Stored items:

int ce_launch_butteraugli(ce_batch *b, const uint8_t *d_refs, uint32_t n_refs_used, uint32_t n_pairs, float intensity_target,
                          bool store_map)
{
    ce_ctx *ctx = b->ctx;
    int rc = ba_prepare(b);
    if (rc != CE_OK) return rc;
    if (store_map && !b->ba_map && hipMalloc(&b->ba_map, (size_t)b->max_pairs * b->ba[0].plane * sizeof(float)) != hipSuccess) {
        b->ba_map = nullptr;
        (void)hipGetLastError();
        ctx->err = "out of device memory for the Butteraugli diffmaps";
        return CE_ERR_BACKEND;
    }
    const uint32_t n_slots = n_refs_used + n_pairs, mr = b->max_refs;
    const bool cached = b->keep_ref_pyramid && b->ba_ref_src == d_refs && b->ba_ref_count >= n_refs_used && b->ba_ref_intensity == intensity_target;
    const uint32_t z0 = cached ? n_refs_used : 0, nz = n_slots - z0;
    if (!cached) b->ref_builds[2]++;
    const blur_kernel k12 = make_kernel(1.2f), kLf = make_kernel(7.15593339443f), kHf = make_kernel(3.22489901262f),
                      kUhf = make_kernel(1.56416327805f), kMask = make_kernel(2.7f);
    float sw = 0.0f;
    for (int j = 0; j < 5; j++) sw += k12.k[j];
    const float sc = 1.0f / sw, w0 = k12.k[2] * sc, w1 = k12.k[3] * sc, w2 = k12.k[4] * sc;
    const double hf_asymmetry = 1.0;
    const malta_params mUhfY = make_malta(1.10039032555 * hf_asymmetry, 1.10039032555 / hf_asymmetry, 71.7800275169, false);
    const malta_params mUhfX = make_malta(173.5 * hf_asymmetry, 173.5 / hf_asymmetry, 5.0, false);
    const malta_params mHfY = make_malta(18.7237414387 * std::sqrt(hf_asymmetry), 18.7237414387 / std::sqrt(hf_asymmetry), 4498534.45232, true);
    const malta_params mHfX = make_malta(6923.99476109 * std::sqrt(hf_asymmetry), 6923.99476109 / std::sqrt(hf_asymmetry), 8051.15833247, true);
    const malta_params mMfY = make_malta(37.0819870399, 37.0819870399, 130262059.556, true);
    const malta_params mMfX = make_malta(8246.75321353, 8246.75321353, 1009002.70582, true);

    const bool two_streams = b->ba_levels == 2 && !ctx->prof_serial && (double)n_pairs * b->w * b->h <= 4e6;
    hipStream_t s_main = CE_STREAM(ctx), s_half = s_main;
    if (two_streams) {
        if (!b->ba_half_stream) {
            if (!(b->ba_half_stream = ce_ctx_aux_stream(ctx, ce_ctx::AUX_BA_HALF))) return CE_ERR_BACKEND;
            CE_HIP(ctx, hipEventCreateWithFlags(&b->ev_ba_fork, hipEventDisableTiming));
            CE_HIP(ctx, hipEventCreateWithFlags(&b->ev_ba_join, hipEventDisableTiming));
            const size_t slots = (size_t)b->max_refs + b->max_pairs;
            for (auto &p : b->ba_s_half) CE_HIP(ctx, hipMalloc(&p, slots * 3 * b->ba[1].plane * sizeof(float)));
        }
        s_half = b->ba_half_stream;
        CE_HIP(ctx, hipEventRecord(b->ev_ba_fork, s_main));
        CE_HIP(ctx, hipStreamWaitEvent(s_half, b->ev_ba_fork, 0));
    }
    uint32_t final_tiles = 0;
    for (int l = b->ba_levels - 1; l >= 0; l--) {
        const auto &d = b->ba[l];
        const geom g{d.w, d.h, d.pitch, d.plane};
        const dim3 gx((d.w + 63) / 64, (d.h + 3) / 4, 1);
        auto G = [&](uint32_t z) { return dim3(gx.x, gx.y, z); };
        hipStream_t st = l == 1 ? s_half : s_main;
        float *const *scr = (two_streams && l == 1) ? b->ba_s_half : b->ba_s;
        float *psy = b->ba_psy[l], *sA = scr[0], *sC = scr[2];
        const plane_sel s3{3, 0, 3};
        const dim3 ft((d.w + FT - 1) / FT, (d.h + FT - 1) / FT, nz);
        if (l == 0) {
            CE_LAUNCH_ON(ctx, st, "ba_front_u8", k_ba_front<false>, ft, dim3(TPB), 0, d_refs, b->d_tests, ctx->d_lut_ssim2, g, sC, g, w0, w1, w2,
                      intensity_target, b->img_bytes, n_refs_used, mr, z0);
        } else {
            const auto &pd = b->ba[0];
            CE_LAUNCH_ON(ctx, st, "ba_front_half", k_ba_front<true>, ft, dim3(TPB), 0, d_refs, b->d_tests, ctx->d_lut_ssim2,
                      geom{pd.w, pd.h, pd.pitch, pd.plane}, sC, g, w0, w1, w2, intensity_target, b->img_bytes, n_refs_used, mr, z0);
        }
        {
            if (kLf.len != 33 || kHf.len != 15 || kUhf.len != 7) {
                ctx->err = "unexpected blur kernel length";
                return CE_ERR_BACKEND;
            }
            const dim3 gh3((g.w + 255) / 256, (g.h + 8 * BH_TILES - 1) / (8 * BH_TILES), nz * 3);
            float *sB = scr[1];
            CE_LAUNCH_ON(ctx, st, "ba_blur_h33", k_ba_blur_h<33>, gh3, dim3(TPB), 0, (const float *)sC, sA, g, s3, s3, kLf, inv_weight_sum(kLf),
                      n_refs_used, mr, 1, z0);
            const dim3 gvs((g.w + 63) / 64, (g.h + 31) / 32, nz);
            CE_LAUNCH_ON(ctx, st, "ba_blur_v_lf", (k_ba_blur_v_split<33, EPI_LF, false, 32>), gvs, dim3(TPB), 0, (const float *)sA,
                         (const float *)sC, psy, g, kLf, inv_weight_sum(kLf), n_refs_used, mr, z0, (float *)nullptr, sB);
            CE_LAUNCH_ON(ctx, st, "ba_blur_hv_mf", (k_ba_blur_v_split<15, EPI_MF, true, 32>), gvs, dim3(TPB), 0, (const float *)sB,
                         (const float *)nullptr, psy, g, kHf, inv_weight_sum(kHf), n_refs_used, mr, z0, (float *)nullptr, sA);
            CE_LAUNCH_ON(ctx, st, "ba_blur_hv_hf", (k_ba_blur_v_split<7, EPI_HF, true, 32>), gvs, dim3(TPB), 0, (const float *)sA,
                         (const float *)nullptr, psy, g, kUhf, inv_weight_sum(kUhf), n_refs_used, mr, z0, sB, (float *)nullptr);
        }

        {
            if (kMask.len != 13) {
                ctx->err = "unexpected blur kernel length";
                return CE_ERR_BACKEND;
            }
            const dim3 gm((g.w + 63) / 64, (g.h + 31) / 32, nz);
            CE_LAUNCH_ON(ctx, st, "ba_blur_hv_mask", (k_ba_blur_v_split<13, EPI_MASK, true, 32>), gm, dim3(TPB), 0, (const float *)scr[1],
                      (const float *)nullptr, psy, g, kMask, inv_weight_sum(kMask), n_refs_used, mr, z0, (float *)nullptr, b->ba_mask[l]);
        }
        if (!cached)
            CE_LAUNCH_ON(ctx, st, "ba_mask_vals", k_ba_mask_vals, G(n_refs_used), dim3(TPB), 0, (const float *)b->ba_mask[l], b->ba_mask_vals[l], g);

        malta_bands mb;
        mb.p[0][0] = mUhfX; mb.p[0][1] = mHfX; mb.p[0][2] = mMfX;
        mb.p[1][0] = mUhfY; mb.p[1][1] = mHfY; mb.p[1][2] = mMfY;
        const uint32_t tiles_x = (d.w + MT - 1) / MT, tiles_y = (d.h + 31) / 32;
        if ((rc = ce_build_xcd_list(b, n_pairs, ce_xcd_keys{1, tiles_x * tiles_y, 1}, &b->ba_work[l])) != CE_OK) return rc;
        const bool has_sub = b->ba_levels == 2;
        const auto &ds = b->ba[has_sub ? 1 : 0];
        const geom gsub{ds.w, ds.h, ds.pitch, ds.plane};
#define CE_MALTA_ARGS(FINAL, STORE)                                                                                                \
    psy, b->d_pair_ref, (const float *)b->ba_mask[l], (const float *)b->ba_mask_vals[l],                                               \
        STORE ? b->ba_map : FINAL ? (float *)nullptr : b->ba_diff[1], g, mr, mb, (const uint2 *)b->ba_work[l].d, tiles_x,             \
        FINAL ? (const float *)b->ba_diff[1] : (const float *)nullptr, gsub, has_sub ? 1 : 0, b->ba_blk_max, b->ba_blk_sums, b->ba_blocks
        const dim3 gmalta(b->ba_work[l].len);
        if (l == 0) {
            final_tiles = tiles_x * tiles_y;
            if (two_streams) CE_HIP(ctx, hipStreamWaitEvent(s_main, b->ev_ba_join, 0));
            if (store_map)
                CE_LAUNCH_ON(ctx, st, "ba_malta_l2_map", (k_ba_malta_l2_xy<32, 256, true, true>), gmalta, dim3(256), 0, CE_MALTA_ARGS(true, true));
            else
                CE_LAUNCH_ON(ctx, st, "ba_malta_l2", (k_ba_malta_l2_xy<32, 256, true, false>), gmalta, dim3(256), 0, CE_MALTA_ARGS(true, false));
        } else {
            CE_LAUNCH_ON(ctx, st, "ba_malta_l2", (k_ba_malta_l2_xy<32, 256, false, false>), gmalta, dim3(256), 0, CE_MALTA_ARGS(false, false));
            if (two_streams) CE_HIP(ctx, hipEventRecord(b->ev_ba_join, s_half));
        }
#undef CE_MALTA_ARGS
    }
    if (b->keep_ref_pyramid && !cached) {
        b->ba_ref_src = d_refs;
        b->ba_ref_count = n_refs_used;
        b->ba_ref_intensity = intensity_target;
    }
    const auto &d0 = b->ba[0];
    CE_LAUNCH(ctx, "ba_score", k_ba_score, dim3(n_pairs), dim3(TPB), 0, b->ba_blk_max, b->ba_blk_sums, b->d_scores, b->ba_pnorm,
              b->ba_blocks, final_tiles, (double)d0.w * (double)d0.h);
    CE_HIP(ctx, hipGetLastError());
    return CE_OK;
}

◆ Directions
Your task is to quote the lines above, beginning with the first and ending with the one that holds "const uint32_t n_slots".

◆ Exercise result
int ce_launch_butteraugli(ce_batch *b, const uint8_t *d_refs, uint32_t n_refs_used, uint32_t n_pairs, float intensity_target,
                          bool store_map)
{
    ce_ctx *ctx = b->ctx;
    int rc = ba_prepare(b);
    if (rc != CE_OK) return rc;
    if (store_map && !b->ba_map && hipMalloc(&b->ba_map, (size_t)b->max_pairs * b->ba[0].plane * sizeof(float)) != hipSuccess) {
        b->ba_map = nullptr;
        (void)hipGetLastError();
        ctx->err = "out of device memory for the Butteraugli diffmaps";
        return CE_ERR_BACKEND;
    }
    const uint32_t n_slots = n_refs_used + n_pairs, mr = b->max_refs;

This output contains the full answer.